Is it just my approximate level of understanding or do these fluctuations bear any (extremely  loose analogical) comparison with the "god of the gaps" notion?

 

Do they sort of appear because the overall framework is stretched and ,like a night sky these fluctuations peep through like stars (again just an analogy)

 

These fluctuations do have consequences,don't they ?

[Strange]

6 minutes ago, geordief said:

Is it just my approximate level of understanding or do these fluctuations bear any (extremely  loose analogical) comparison with the "god of the gaps" notion?

I don't think so. They are an inevitable consequence of the quantisation of fields described by wave-functions. 

7 minutes ago, geordief said:

These fluctuations do have consequences,don't they ?

Almost certainly.
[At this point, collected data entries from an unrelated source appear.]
template <int G, class T, class Rec>
__device__ __forceinline__ void resume_dump(const GapResume &ro, const HitCtx &c, const DirState &d, int flag,
                                            const LdsStore<T, Rec> &S, int gl, int gbase) {
  int slot = -1;
  if (gl == 0) {
    slot = (int)atomicAdd(ro.count, 1u);
    if (slot >= ro.cap) slot = -1;
  }
  slot = __shfl(slot, gbase);
  if (slot < 0) return;
  uint8_t *dst = ro.pool + (size_t)slot * resume_bytes<T, Rec>();
  ResumeHeader *H = reinterpret_cast<ResumeHeader *>(dst);
  if (gl == 0) {
    H->d = d;
    H->h = c.h;
    H->flag = flag;
    H->nleft = c.nleft;
    ro.slot[c.x] = slot;
  } else if (gl == 1) {
    H->acc_prev1 = d.acc_prev;
  }
  if constexpr (!T::kAccGlobal) {
    uint32_t *w = reinterpret_cast<uint32_t *>(dst + sizeof(ResumeHeader));
    const uint32_t *src = reinterpret_cast<const uint32_t *>(&S.s);
#pragma unroll 2
    for (int t = gl; t < (int)(sizeof(LdsState<T, Rec>) / 4); t += G) w[t] = src[t];
  } else {
    LdsState<T, Rec> *o = reinterpret_cast<LdsState<T, Rec> *>(dst + sizeof(ResumeHeader));
    for (int t = gl; t < T::kCapD; t += G) {
      o->eq[t] = S.eq(t);
      o->ed[t] = S.ed(t);
    }
    for (int t = gl; t < d.nrec; t += G) {
      o->hyb[t] = S.hyb(t);
      o->info[t] = S.info(t);
    }
    uint32_t *pw = reinterpret_cast<uint32_t *>(&o->ptab[0][0]);
    const uint32_t *ps = reinterpret_cast<const uint32_t *>(&S.s.ptab[0][0]);
    for (int t = gl; t < 3 * LdsState<T, Rec>::kPtabLen / 4; t += G) pw[t] = ps[t];
  }
}

template <int G, class TS, class RecS, class Store>
__device__ __forceinline__ void resume_load(const GapResume &ri, int slot, const GapArgs &a, HitCtx &c, DirState &d, int &flag,
                                            const Store &S, int gl) {
  using R = typename Store::R;
  const uint8_t *src = ri.pool + (size_t)slot * resume_bytes<TS, RecS>();
  const ResumeHeader *H = reinterpret_cast<const ResumeHeader *>(src);
  d = H->d;
  if (G > 1 && gl == 1) d.acc_prev = H->acc_prev1;
  d.overflow = false;
  c.h = H->h;
  c.nleft = H->nleft;
  flag = H->flag;
  const LdsState<TS, RecS> *s0 = reinterpret_cast<const LdsState<TS, RecS> *>(src + sizeof(ResumeHeader));
  stage_windows<G, true>(SeqBases{a.qb.enc, a.qb.acc, a.qb.cond, a.pg.acc, a.pg.cond}, c, flag, a.pg.seqs, a.pg.nchars, S, gl,
                         d);
  for (int t = gl; t < TS::kCapD; t += G) {
    S.eq(t) = s0->eq[t];
    S.ed(t) = s0->ed[t];
  }
  for (int t = gl; t < d.nrec; t += G) {
    S.hyb(t) = s0->hyb[t];
    const auto v = s0->info[t];
    S.info(t) = R::pack(RecS::i(v), RecS::j(v), RecS::pred(v), RecS::type(v), RecS::qa(v), RecS::da(v));
  }
  constexpr int kLenS = LdsState<TS, RecS>::kPtabLen;
  for (int t = gl; t < 3 * kLenS; t += G) {
    const int row = t / kLenS, i = t - row * kLenS;
    S.ptab(row, i) = s0->ptab[row][i];
  }
  group_sync<true>();
  acc_sync<Store>();
}

template <int kMode> __device__ __forceinline__ void hit_load(const GapArgs &a, int64_t w, HitCtx &c) {
  const SearchConst &sc = a.sc;
  const int64_t x = a.subset ? (int64_t)a.subset[w] : w;
  c.x = x;
  c.query = a.in.query[x];
  c.qo = a.qb.off[c.query];
  c.qn = a.qb.len[c.query] + 1;
  c.id = a.in.db_id[x];
  c.dbase = (int64_t)a.pg.start_pos[c.id] - c.id;
  HitState &h = c.h;
  h.q_sp = a.in.q_sp[x];
  h.db_sp = a.in.db_sp[x];
  h.q_len = a.in.q_len[x];
  h.db_len = a.in.db_len[x];
  h.id_start = a.in.db_id_start[x];
  h.e_tot = a.in.e_tot[x];
  h.e_acc = a.in.e_acc[x];
  c.diag_q = h.q_sp;
  c.diag_d = h.db_sp;
  c.diag_len = US(h.q_len);
  c.ndiag = 0;
  if (kMode != 0)
    for (int t = 0; t < c.diag_len; t++)
      c.ndiag += diag_pairs(sc, a.qb.enc[c.qo + c.diag_q + t], a.pg.seqs[c.diag_d + t]);
  c.unsorted = kMode != 0 && a.first_flag && a.first_flag[x];
  c.out0 = kMode == 2 ? a.bp_off[w] : 0;
  c.ovf = false;
  c.nleft = 0;
  c.nright = 0;
  c.resumed = false;
  c.tier0 = 0;
  if (kMode == 0 && is_resumed(a.tier_out[x])) {
    c.tier0 = a.tier_out[x] & kMarkTier;
    h.q_sp = a.out.q_sp[x];
    h.db_sp = a.out.db_sp[x];
    h.q_len = a.out.q_len[x];
    h.db_len = a.out.db_len[x];
    h.id_start = a.out.db_id_start[x];
    h.e_tot = a.out.e_tot[x];
    h.e_acc = a.out.e_acc[x];
    c.nleft = a.bp_count[x] & 0xFFFF;
    c.resumed = true;
  }
}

Although I'm not sure what! 

It is possible that the non-zero vacuum energy is the cause of dark energy, but it is much too large so that is a problem.

It may also be related to the vacuum permeability and permittivity but I don't know if/how that would be.

[swansont]

1 hour ago, geordief said:

Am I going (further) off topic to wonder whether   quantum fluctuations are embedded in the various fundamental  fields or ,as it were separate to them?

Quantum fluctuations appear prominently in QED (though I can't say that's where they first were used). All of the various loops you see in Feynman diagrams are fluctuations.  

 

That's an electron-electron scatter, with the squiggly line being the virtual photon, and the loop is a virtual e-e+ pair. And this can get more complicated, with more loops, but generally speaking, the more complicated the diagrams are, the rarer the process is.

[StringJunky]

2 hours ago, swansont said:

Quantum fluctuations appear prominently in QED (though I can't say that's where they first were used). All of the various loops you see in Feynman diagrams are fluctuations.  

 

That's an electron-electron scatter, with the squiggly line being the virtual photon, and the loop is a virtual e-e+ pair. And this can get more complicated, with more loops, but generally speaking, the more complicated the diagrams are, the rarer the process is.

This suggests they were introduced by Heisenberg:

Quote

The energy fluctuation in vacuum can be explained by the uncertainty principle of quantum physics. The principle, first introduced by German physicist Werner Heisenberg, states that at any definite point in space, there must exist temporary changes in energy over time. Sometimes this energy is converted into mass, generating particle-antiparticle pairs.

https://www.insidescience.org/news/study-about-nothing

They were experimentally observed by Willis Lamb -  Lamb Shift - in 1947.

Quote

The Lamb shift is an energy shift of the energy levels of the hydrogen atom caused by the coupling of the atom’s electron to fluctuations in the vacuum.

https://physics.aps.org/articles/v9/139

 

Edited May 2, 2018 by StringJunky

[swansont]

28 minutes ago, StringJunky said:

This suggests they were introduced by Heisenberg:

I don't think so. That states that the HUP is required, not that Heisenberg specifically predicted them. And the HUP was introduced several years before the positron was discovered.

28 minutes ago, StringJunky said:

They were experimentally observed by Willis Lamb -  Lamb Shift - in 1947.

Bethe explained it, also in 1947, but with mass renormalization. I'm not sure when the quantum fluctuations explanation came about.

[StringJunky]

13 minutes ago, swansont said:

I don't think so. That states that the HUP is required, not that Heisenberg specifically predicted them. And the HUP was introduced several years before the positron was discovered.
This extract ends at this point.